**Work to complete:**
Below are the records; copy out every line that holds the word "Kpad".
◆ ◆ ◆
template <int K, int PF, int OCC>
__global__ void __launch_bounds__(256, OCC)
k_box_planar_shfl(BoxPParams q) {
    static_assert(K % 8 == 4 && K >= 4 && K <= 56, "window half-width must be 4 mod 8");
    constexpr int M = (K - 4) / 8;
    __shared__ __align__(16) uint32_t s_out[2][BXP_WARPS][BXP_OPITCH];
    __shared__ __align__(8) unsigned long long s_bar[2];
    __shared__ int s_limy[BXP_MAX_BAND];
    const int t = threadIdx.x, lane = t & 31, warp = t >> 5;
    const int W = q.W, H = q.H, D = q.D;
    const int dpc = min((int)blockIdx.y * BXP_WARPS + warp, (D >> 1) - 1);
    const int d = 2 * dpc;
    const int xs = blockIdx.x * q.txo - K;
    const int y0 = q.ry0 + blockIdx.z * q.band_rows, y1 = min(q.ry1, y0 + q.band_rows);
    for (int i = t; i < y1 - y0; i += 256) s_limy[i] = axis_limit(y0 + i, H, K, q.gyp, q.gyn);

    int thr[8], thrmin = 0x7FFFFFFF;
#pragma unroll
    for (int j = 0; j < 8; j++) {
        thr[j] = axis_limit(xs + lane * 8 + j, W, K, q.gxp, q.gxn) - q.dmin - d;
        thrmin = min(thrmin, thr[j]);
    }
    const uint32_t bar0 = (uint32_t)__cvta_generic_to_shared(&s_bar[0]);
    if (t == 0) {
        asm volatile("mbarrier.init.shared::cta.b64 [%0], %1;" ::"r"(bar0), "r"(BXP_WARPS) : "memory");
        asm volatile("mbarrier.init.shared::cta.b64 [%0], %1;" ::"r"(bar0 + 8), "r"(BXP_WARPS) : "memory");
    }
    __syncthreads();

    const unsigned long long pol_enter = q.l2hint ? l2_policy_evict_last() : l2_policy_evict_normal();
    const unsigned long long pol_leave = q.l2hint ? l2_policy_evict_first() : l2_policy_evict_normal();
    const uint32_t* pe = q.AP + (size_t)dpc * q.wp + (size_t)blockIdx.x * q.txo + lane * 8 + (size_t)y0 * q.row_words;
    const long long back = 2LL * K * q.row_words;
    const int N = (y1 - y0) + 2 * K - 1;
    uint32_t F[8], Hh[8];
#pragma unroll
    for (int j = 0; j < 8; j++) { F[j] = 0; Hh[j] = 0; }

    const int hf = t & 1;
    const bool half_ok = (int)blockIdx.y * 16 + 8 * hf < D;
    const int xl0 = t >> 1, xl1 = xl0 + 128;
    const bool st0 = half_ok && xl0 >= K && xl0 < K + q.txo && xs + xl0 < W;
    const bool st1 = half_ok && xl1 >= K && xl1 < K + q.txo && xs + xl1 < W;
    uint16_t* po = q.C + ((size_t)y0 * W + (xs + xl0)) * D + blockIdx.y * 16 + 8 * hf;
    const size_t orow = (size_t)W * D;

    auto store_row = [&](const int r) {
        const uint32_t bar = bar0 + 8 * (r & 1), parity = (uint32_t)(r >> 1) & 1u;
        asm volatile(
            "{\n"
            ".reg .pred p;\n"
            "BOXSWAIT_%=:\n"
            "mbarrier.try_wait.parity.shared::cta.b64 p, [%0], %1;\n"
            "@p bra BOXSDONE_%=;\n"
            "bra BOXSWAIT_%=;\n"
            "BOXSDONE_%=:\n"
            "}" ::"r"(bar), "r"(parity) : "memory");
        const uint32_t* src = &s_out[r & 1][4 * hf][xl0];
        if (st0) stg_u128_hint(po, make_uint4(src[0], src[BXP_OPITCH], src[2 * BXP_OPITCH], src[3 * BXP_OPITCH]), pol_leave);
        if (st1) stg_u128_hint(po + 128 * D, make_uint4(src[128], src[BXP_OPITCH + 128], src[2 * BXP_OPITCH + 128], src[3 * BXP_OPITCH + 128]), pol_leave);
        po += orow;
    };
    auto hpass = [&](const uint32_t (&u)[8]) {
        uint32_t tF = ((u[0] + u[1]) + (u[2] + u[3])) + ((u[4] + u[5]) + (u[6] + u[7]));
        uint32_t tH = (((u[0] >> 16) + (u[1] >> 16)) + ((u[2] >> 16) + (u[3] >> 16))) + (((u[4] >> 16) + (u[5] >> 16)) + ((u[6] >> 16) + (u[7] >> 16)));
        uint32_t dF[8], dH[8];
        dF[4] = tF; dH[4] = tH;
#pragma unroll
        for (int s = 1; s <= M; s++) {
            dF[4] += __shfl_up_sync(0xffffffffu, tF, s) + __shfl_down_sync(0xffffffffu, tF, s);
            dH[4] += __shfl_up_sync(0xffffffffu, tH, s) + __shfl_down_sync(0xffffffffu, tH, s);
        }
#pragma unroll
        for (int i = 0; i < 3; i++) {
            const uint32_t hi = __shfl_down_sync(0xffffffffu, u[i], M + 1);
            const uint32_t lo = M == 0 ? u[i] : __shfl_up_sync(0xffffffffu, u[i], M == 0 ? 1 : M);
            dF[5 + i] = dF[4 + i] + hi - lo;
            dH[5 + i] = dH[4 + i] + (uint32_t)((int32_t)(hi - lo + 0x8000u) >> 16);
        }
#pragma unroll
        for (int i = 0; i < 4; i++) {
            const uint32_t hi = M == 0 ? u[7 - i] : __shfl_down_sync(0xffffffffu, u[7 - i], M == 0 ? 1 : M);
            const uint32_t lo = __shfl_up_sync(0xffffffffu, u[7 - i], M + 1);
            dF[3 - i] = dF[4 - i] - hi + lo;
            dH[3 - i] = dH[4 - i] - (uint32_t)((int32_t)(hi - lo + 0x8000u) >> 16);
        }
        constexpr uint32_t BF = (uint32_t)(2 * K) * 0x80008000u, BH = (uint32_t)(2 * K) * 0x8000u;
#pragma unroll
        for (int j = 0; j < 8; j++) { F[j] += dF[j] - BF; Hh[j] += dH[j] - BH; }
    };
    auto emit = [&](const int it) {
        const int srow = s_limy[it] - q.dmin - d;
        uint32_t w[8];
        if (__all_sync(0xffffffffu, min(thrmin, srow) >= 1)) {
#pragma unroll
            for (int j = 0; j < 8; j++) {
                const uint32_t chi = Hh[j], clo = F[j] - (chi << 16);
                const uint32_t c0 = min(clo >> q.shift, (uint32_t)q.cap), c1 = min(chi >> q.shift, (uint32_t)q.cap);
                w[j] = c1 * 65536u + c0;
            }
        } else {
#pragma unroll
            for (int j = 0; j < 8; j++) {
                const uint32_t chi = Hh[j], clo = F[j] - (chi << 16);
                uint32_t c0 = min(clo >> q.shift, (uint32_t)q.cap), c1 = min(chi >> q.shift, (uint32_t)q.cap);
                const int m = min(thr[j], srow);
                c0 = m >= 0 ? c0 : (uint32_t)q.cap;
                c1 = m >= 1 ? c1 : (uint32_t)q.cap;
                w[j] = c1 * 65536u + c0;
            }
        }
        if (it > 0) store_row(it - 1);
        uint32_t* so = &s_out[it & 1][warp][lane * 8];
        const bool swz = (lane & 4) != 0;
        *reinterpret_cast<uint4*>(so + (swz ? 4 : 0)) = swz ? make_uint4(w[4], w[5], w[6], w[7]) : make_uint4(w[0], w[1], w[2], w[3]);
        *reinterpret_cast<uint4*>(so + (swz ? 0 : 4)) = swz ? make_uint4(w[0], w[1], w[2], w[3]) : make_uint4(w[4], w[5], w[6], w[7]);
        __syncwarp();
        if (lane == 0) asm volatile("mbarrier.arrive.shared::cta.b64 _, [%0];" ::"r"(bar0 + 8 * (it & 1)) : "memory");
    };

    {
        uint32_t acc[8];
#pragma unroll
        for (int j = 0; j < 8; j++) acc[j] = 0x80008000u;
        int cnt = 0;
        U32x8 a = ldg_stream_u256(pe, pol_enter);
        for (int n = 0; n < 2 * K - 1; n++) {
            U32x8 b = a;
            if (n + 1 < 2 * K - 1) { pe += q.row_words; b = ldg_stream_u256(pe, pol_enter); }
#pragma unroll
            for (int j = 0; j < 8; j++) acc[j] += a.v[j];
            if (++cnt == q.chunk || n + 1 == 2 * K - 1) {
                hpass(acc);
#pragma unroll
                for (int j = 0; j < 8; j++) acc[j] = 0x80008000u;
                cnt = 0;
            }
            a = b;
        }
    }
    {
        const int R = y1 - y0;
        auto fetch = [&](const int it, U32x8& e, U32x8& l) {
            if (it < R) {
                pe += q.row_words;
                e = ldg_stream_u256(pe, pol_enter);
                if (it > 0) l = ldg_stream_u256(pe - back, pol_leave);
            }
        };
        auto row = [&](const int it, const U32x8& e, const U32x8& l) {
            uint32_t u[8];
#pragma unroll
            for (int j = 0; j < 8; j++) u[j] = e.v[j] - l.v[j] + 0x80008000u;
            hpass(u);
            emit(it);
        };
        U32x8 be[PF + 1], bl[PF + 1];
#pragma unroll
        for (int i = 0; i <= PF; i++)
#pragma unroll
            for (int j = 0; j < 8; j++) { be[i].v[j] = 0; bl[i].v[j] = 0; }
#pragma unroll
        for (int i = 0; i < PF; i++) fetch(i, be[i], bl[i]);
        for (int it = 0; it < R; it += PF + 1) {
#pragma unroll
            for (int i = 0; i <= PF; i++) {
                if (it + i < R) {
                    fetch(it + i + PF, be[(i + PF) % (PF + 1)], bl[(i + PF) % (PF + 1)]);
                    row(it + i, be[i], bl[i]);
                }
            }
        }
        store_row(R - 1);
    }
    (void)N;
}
◆ ◆ ◆
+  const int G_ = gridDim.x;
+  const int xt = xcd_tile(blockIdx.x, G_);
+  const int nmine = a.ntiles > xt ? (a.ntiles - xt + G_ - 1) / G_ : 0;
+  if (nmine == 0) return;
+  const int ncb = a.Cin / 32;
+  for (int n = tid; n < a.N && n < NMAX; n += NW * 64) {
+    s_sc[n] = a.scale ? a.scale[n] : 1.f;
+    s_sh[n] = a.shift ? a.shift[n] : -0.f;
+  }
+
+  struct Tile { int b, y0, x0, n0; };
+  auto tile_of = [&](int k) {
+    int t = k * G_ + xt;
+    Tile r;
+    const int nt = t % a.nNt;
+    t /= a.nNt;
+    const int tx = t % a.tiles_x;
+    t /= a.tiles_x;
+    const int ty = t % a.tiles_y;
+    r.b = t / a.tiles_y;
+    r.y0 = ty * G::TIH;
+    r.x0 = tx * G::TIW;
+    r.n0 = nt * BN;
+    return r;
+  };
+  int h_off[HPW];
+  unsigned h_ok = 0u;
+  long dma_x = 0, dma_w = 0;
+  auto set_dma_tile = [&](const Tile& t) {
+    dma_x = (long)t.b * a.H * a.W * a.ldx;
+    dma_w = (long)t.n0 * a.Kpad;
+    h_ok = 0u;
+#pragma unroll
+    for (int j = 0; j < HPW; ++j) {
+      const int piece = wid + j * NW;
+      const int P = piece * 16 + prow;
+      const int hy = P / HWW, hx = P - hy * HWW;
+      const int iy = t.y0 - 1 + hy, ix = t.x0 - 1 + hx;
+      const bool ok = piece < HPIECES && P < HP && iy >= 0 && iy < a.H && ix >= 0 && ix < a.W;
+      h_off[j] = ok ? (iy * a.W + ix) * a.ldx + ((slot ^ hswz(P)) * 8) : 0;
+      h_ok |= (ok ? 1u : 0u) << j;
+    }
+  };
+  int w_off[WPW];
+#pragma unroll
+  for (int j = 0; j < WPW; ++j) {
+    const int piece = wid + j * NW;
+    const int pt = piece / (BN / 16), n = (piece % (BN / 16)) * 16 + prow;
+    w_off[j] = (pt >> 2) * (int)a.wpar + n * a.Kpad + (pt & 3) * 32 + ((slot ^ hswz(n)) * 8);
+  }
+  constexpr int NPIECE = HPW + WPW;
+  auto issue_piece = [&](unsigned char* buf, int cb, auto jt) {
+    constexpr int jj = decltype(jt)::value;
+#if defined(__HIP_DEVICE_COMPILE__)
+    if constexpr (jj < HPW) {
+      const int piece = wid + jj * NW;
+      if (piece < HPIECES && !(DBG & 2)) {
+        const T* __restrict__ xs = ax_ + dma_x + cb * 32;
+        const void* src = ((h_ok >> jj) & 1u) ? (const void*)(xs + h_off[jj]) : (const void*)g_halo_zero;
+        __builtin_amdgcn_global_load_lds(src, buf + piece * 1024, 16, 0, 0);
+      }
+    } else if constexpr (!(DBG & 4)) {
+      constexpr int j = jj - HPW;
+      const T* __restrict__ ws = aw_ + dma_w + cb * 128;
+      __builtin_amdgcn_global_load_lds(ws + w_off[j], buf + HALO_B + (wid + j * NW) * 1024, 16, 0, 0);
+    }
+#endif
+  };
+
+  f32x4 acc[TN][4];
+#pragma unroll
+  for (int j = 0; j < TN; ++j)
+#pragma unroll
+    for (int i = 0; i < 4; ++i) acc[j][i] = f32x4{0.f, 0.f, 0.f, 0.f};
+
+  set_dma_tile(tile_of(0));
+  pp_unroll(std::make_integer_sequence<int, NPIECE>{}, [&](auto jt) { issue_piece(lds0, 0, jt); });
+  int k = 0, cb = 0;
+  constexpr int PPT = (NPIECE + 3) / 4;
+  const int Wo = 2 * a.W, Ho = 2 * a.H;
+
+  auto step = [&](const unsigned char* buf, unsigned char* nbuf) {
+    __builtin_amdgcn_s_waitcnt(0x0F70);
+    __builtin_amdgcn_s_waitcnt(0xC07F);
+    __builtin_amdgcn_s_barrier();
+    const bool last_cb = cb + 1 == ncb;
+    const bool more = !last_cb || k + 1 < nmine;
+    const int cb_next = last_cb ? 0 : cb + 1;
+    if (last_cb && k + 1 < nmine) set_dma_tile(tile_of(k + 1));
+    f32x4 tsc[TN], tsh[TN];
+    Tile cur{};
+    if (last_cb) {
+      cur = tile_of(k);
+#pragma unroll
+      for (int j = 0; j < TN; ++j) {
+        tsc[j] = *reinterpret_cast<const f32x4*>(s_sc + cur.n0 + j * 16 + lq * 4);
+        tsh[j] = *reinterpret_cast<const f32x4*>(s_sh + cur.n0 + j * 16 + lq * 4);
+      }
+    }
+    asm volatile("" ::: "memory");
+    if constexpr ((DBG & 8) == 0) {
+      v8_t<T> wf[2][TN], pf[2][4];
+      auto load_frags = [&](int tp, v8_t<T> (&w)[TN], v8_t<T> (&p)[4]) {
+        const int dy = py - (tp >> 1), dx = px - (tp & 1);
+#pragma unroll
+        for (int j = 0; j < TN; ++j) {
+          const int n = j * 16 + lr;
◆ ◆ ◆
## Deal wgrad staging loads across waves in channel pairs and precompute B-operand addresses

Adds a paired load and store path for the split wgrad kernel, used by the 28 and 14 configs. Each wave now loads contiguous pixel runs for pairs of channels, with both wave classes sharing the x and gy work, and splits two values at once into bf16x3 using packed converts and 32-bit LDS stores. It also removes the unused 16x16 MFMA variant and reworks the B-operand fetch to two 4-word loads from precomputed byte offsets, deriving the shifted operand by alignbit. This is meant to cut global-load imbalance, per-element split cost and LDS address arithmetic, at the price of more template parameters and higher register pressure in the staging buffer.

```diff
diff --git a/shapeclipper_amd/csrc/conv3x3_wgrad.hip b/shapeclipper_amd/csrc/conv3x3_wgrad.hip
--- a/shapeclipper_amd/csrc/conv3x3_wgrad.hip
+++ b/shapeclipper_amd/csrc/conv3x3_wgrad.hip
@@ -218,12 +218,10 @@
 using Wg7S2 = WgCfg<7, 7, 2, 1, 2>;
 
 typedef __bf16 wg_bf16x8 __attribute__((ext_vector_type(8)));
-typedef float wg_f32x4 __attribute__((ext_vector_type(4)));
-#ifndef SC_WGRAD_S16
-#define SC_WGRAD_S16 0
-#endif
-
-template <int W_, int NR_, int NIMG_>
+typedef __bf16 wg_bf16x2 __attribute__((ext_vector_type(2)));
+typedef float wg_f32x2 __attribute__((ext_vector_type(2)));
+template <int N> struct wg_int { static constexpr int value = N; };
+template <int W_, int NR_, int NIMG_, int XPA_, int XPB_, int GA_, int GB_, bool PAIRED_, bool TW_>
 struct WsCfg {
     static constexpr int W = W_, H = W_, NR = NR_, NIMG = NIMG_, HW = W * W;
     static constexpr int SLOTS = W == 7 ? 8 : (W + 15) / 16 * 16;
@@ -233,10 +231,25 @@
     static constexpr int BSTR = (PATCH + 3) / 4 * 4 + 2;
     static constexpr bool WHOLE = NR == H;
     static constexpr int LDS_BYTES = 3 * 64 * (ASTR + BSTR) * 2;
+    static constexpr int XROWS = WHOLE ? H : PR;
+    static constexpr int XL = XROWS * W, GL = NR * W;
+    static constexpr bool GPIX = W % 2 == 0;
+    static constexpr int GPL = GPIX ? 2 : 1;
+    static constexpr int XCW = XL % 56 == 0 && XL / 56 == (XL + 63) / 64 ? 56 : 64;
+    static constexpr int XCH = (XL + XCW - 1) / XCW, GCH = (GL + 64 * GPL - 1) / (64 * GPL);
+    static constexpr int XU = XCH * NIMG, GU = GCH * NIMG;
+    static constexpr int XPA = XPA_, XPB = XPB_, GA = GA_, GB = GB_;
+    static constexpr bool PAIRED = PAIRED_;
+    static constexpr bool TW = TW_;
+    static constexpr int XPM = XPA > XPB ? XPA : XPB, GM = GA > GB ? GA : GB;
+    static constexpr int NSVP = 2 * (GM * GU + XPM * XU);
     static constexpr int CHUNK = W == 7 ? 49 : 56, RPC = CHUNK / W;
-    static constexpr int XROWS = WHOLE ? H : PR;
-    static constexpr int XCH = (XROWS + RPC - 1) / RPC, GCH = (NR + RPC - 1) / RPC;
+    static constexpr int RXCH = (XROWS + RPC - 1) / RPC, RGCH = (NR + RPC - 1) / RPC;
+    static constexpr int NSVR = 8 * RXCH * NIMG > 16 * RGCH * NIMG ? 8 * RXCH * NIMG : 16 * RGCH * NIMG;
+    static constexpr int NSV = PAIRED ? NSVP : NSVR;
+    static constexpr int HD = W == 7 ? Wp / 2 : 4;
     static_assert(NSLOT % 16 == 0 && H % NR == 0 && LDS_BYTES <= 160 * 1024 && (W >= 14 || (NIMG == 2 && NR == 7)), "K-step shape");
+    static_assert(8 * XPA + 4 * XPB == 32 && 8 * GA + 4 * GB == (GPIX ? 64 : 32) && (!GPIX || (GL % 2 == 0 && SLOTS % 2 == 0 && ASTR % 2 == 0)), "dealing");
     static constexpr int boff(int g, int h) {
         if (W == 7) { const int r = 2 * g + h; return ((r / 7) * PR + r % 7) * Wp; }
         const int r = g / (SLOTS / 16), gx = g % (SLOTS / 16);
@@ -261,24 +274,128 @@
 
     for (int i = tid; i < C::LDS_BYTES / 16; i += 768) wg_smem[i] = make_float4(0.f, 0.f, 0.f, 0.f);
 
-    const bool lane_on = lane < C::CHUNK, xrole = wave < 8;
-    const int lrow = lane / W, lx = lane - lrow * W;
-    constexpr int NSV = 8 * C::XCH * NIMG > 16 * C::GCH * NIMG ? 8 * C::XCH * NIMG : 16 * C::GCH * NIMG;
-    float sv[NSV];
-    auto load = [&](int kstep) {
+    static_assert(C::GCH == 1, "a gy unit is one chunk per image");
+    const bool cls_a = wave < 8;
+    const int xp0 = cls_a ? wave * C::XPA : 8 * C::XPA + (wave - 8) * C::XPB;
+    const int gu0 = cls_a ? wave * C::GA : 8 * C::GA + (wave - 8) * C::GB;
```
◆ ◆ ◆
**Task response:**
+    dma_w = (long)t.n0 * a.Kpad;
+    w_off[j] = (pt >> 2) * (int)a.wpar + n * a.Kpad + (pt & 3) * 32 + ((slot ^ hswz(n)) * 8);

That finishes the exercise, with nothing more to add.